── The data

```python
def _dev(t, name="tensor"):
    if not torch.is_tensor(t):
        raise TypeError(f"{name}: expected a torch.Tensor, got {type(t)}")
    if not t.is_cuda:
        raise RuntimeError(f"{name}: cwfa_amd runs on MI355X only -- got a {t.device} tensor (no CPU fallback exists)")
# ... 430 lines not shown
            raise ValueError("conv2d: in_add shape mismatch")
        o.in_add, o.in_add_bs = in_add.data_ptr(), abs_
        keep.append(in_add)
    o.upshuffle2 = int(up)
    if in_blocked:
        if not (pc.split and pc.ks == 3):
            raise ValueError("conv2d: channel-blocked input is read by the split-bf16 3x3 kernel only")
        o.in_blocked8 = 1
    if out_blocked:
        ok3 = (pc.split and pc.ks == 3 and pc.cout % 8 == 0 and residual is None and act2 is None and act in (None, "prelu")
               and not split3x3_narrow(pc.cout) and not (in_add is not None and act is None))
        ok1 = not pc.split and pc.ks == 1 and pc.cout >= 33 and pc.cout % 8 == 0 and not up
        if not (ok3 or ok1):
            raise ValueError("conv2d: channel-blocked output is written by the split-bf16 3x3 kernel (bias / PReLU) and by the "
                             "direct 1x1 kernel with 40..64 output channels only")
        o.out_blocked8 = 1
    if out_stats is not None:
        if not conv_writes_stats(pc, act, residual, act2, out_blocked, in_add is not None):
            raise ValueError("conv2d: out_stats needs the split-bf16 3x3 kernel with an NCHW output and a bias / PReLU epilogue")
        if out_stats.dtype != torch.float64 or out_stats.numel() != 2 * pc.cout or not out_stats.is_cuda:
            raise ValueError("conv2d: out_stats must be a float64 [2*Cout] tensor on the HIP device")
        o.out_stats = out_stats.data_ptr()
    rec = conv_event_sink
    if rec is not None:
        key = (pc.ks, Cin, pc.cout, H, W, B, "%s|%s|%s|%s|%s" % ("pro" if (in_scale is not None or in_add is not None) else "",
                                                                 act or "", "res" if residual is not None else "", act2 or "",
                                                                 ("up" if up else "") + ("+split" if pc.split else "")),
               in_add is not None)
        if rec.want(key):
            e0, e1 = torch.cuda.Event(enable_timing=True), torch.cuda.Event(enable_timing=True)
            e0.record()
    if pc.split and pc.ks == 7:
        if act or act2 or residual is not None or in_scale is not None or in_add is not None:
            raise ValueError("conv2d: the split-bf16 7x7 kernel has a bias-only epilogue and no load-side prologue")
        check(L.cwfa_conv7x7_split_f32(_p(x), _p(pc.packed), _p(out), B, Cin, H, W, pc.cout, xbs, ybs, C.byref(o), _stream()),
              "conv7x7_split")
    elif pc.split and pc.ks == 3:
        if split3x3_narrow(pc.cout) and (in_scale is not None or in_add is not None):
            if (H * W) % 4 == 0:
                x = plane_affine(x, in_scale, in_shift, add=in_add)
            else:
                if in_scale is not None:
                    if in_scale.numel() == Cin:
                        x = channel_affine(x, in_scale.reshape(-1), in_shift.reshape(-1))
                    else:
                        x = torch.cat([channel_affine(x[i:i + 1], in_scale.reshape(B, Cin)[i].contiguous(), in_shift.reshape(B, Cin)[i].contiguous())
                                       for i in range(B)], 0)
                if in_add is not None:
                    x = axpby(x.contiguous(), 1.0, in_add, 1.0)
            x, xbs = planes(x, "x")
            o.in_scale = o.in_shift = o.in_add = None
        check(L.cwfa_conv3x3_split_f32(_p(x), _p(pc.packed), _p(out), B, Cin, H, W, pc.cout, xbs, ybs, C.byref(o),
                                       _stream()), "conv3x3_split")
    elif pc.split:
        ws = torch.empty(L.cwfa_split_workspace_bytes(B, Cin, H * W), dtype=torch.uint8, device=x.device)
        per_sample = in_scale is not None and in_scale.numel() == B * Cin and B > 1
        check(L.cwfa_split_input_f32(_p(x), _p(ws), B, Cin, H * W, xbs, _p(in_scale), _p(in_shift), Cin if per_sample else 0,
                                     _p(in_add), in_add.stride(0) if in_add is not None else 0, _stream()), "split_input")
        o.in_scale = o.in_shift = o.in_add = None
        check(L.cwfa_conv_split_f32(_p(ws), _p(pc.packed), _p(out), B, Cin, H, W, pc.cout, pc.ks, ybs, C.byref(o), _stream()),
              "conv_split")
    else:
        check(L.cwfa_conv2d_f32(_p(x), _p(pc.packed), _p(out), B, Cin, H, W, pc.cout, pc.ks, xbs, ybs, C.byref(o),
                                _stream()), "conv2d")
    if rec is not None and rec.want(key):
        e1.record()
        rec.add(key, e0, e1)
    return out


def pack_couple_weight(w, bias):
    L = _lib.lib()
    w = _dev(w, "weight").detach()
    n2, cin, ks, kw = w.shape
    if ks != 3 or kw != 3 or n2 % 2 or n2 // 2 > 64:
        raise ValueError(f"pack_couple_weight: a [2n,Cin,3,3] bank with n <= 64 is needed, got {tuple(w.shape)}")
    n = n2 // 2
    total = L.cwfa_couple_rows(n, None)
    rows_c = (C.c_int * total)()
    L.cwfa_couple_rows(n, rows_c)
    rows = torch.tensor(list(rows_c), dtype=torch.int64, device=w.device)
    live = (rows >= 0)
    wr = torch.zeros((total, cin, 3, 3), dtype=torch.float32, device=w.device)
    wr[live] = w[rows[live]]
    br = torch.zeros(total, dtype=torch.float32, device=w.device)
    if bias is not None:
        br[live] = _dev(bias, "bias").detach()[rows[live]]
    packed = torch.empty(L.cwfa_conv3x3_split_packed_bytes(total, cin), dtype=torch.uint8, device=w.device)
    check(L.cwfa_conv3x3_split_pack_f32(_p(wr), _p(packed), total, cin, _stream()), "conv3x3_split_pack (coupling bank)")
    pc = PackedConv(packed, n2, cin, 3, False, w._version, w.data_ptr(), split=True)
    pc.version1, pc.src_ptr1 = (bias._version, bias.data_ptr()) if bias is not None else (None, None)
    return pc, br


def conv3x3_couple(u, pc_bias, x, out, clamp_kind, clamp, pre_scale, rev, logdet=None, in_blocked=False):
    L = _lib.lib()
    pc, br = pc_bias
    u, ubs = planes(u, "u")
    B, Cin, H, W = u.shape
    n = pc.cout // 2
    if Cin != pc.cin:
        raise ValueError(f"conv3x3_couple: input has {Cin} channels, filter bank expects {pc.cin}")
    x2, xbs = planes(x, "x")
    o2, obs = planes(out, "out")
    if tuple(x.shape) != (B, n, H, W) or tuple(out.shape) != (B, n, H, W) or o2.data_ptr() != out.data_ptr():
        raise ValueError("conv3x3_couple: x / out must be [B,n,H,W] views with contiguous planes")
# ... 547 lines not shown
    check(L.cwfa_attention_combine_f32(_p(mean), _p(_dev(w1).contiguous()), _p(_dev(b1)), _p(_dev(w2).contiguous()),
                                       _p(_dev(b2)), _p(m), _p(x), _p(out), B, Cc, HW, _stream()), "attention_combine")
    return out


def scale_channels(x, scale_bc):
    L = _lib.lib()
    x = _dev(x, "x").contiguous()
    B, Cc = x.shape[:2]
    if scale_bc.numel() != B * Cc:
        raise ValueError(f"scale_channels: the table must hold B*C = {B * Cc} factors")
    out = torch.empty_like(x)
    check(L.cwfa_scale_channels_f32(_p(x), _p(_dev(scale_bc).contiguous()), _p(out), B, Cc, x[0, 0].numel(), _stream()),
          "scale_channels")
    return out


def axpby(x, a, z=None, b=0.0):
    L = _lib.lib()
    x = _dev(x, "x").contiguous()
    z = None if z is None else _dev(z).contiguous()
    if z is not None and z.numel() != x.numel():
        raise ValueError("axpby: x and z differ in size")
    out = torch.empty_like(x)
    check(L.cwfa_axpby_f32(_p(x), _p(z), float(a), float(b), _p(out), x.numel(), _stream()), "axpby")
    return out


def extract_views(image, coords_yx, subimage_shape, mean=0.0, std=1.0):
    L = _lib.lib()
    image = _dev(image, "image")
    if image.dim() != 4 or image.shape[1] != 1:
        raise ValueError(f"extract_views: image must be [B,1,H,W], got {tuple(image.shape)}")
    if image.dtype != torch.float32:
        raise TypeError("extract_views: fp32 images only")
    image = image if image[0].is_contiguous() else image.contiguous()
    B, _, Hs, Ws = image.shape
    co = torch.as_tensor(coords_yx, dtype=torch.int32).reshape(-1, 2)
    sh, sw = int(subimage_shape[0]), int(subimage_shape[1])
    ys, xs = co[:, 0], co[:, 1]
    if len(co) and (bool(((torch.minimum(ys + sh // 2, torch.tensor(Hs)) - torch.clamp(ys - sh // 2, min=0)) <= 0).any()) or
                    bool(((torch.minimum(xs + sw // 2, torch.tensor(Ws)) - torch.clamp(xs - sw // 2, min=0)) <= 0).any())):
        raise ValueError("extract_views: a lenslet window lies outside the image")
    cod = co.contiguous().to(image.device)
    out = torch.empty((B, len(co), sh, sw), dtype=torch.float32, device=image.device)
    check(L.cwfa_extract_views_f32(_p(image), _p(cod), _p(out), B, Hs, Ws, len(co), sh, sw, float(mean), float(std),
                                   image.stride(0), _stream()), "extract_views")
    return out


_split_bf16 = 0
_precision = "fp32"
_pack_epoch = 0


def single_product():
    return _precision in ("bf16", "fp16")


def pack_epoch():
    return _pack_epoch


def invalidate_packs():
    global _pack_epoch
    _pack_epoch += 1


WINOGRAD_2D_DEFAULT = 512


def set_option(name, value):
    global _split_bf16, _pack_epoch
    _pack_epoch += 1
    if name == "split_bf16":
        _split_bf16 = int(value)
        return
    check(_lib.lib().cwfa_set_option(name.encode(), int(value)), "set_option")


PRECISIONS = ("fp32", "split_bf16", "bf16", "fp16")


def set_precision(mode):
    if mode not in PRECISIONS:
        raise ValueError(f"set_precision: unknown mode {mode!r}")
    global _precision
    _precision = mode
    set_option("split_operand", 0)
    set_option("split_products", 1 if single_product() else 6)
    if mode == "fp16":
        set_option("split_operand", 1)
    set_option("split_bf16", 0 if mode == "fp32" else 2)
    set_option("wgrad_split", 0 if mode == "fp32" else 1)


def copy_channels(src, dst):
    L = _lib.lib()
    s_, sbs = planes(src, "src")
    d_, dbs = planes(dst, "dst")
    if d_.data_ptr() != dst.data_ptr() or tuple(src.shape) != tuple(dst.shape):
        raise ValueError("copy_channels: dst must be a [B,c,H,W] view with contiguous planes of src's shape")
    B, Cc, H, W = s_.shape
    check(L.cwfa_channel_affine_f32(_p(s_), _p(dst), None, None, 0, None, None, B, Cc, H * W, sbs, dbs, _stream()), "copy_channels")
    return dst


def concat_channels(parts):
    L = _lib.lib()
    parts = [planes(t, "part") for t in parts]
    B, _, H, W = parts[0][0].shape
    Ct = sum(t.shape[1] for t, _ in parts)
    out = torch.empty((B, Ct, H, W), dtype=torch.float32, device=parts[0][0].device)
    c0 = 0
    for t, bs in parts:
        if t.shape[0] != B or t.shape[2:] != (H, W):
            raise ValueError("concat_channels: shape mismatch")
        check(L.cwfa_channel_affine_f32(_p(t), C.c_void_p(out.data_ptr() + 4 * c0 * H * W), None, None, 0, None, None, B,
                                        t.shape[1], H * W, bs, Ct * H * W, _stream()), "concat_channels")
        c0 += t.shape[1]
    return out


def eval_affine(step, mean, std):
    a = _lib.EvalAffine()
    a.enabled, a.scale = 1, 2.0 ** -int(step)
    a.std = float(torch.as_tensor(std, dtype=torch.float32).reshape(()).cpu())
# ... 89 lines not shown
```

include/cwfa_hip.h:

```cpp
#ifndef CWFA_HIP_H
#define CWFA_HIP_H

#include <stdint.h>

#ifdef __cplusplus
extern "C" {
#endif

#define CWFA_VERSION 100

enum {
    CWFA_OK = 0,
    CWFA_E_INVAL = -1,
    CWFA_E_SHAPE = -2,
    CWFA_E_ALIGN = -3,
    CWFA_E_HIP = -4
};

enum { CWFA_CLAMP_NONE = 0, CWFA_CLAMP_ATAN = 1, CWFA_CLAMP_TANH = 2, CWFA_CLAMP_SIGMOID = 3 };

enum { CWFA_ACT_NONE = 0, CWFA_ACT_ELU = 1, CWFA_ACT_PRELU = 2, CWFA_ACT_GELU = 3, CWFA_ACT_RELU = 4 };

int cwfa_version(void);
const char* cwfa_last_error(void);
// ... 80 lines not shown
    int64_t in_cat_bs;
    int in_cat_from, in_cat_c1;
    double* out_stats;
    int prelu_per_channel;
} cwfa_conv_opts;

int cwfa_conv2d_f32(const float* x, const float* w_packed, float* y, int B, int Cin, int H, int W, int Cout, int ks,
                    int64_t x_bs, int64_t y_bs, const cwfa_conv_opts* opts, void* stream);

int cwfa_subnet_pack1x1_f32(const float* w, float* panel, void* stream);
int cwfa_subnet_layer_f32(const float* x, const float* w3_packed, const float* b3, const float* w1_panel, const float* b1,
                          float* y, int B, int H, int W, int64_t x_bs, int64_t y_bs, void* stream);
int cwfa_subnet_layer_tape_f32(const float* x, const float* w3_packed, const float* b3, const float* w1_panel, const float* b1,
                               float* y, float* hidden, int B, int H, int W, int64_t x_bs, int64_t y_bs, int64_t hidden_bs,
                               void* stream);

int cwfa_conv3d_1k1_f32(const float* x, const float* w1, const float* b1, const float* alpha, const float* w2,
                        const float* b2, float* y, int B, int D, int H, int W, int K, void* stream);
int cwfa_conv3d_1k1_split_f32(const float* x, const float* w1, const float* b1, const float* alpha, const float* w2,
                              const float* b2, float* y, int B, int D, int H, int W, int K, void* stream);
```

────

Determine how many lines in the records include the string "mode". Only that number should be given.

→ **Reply to the task**
7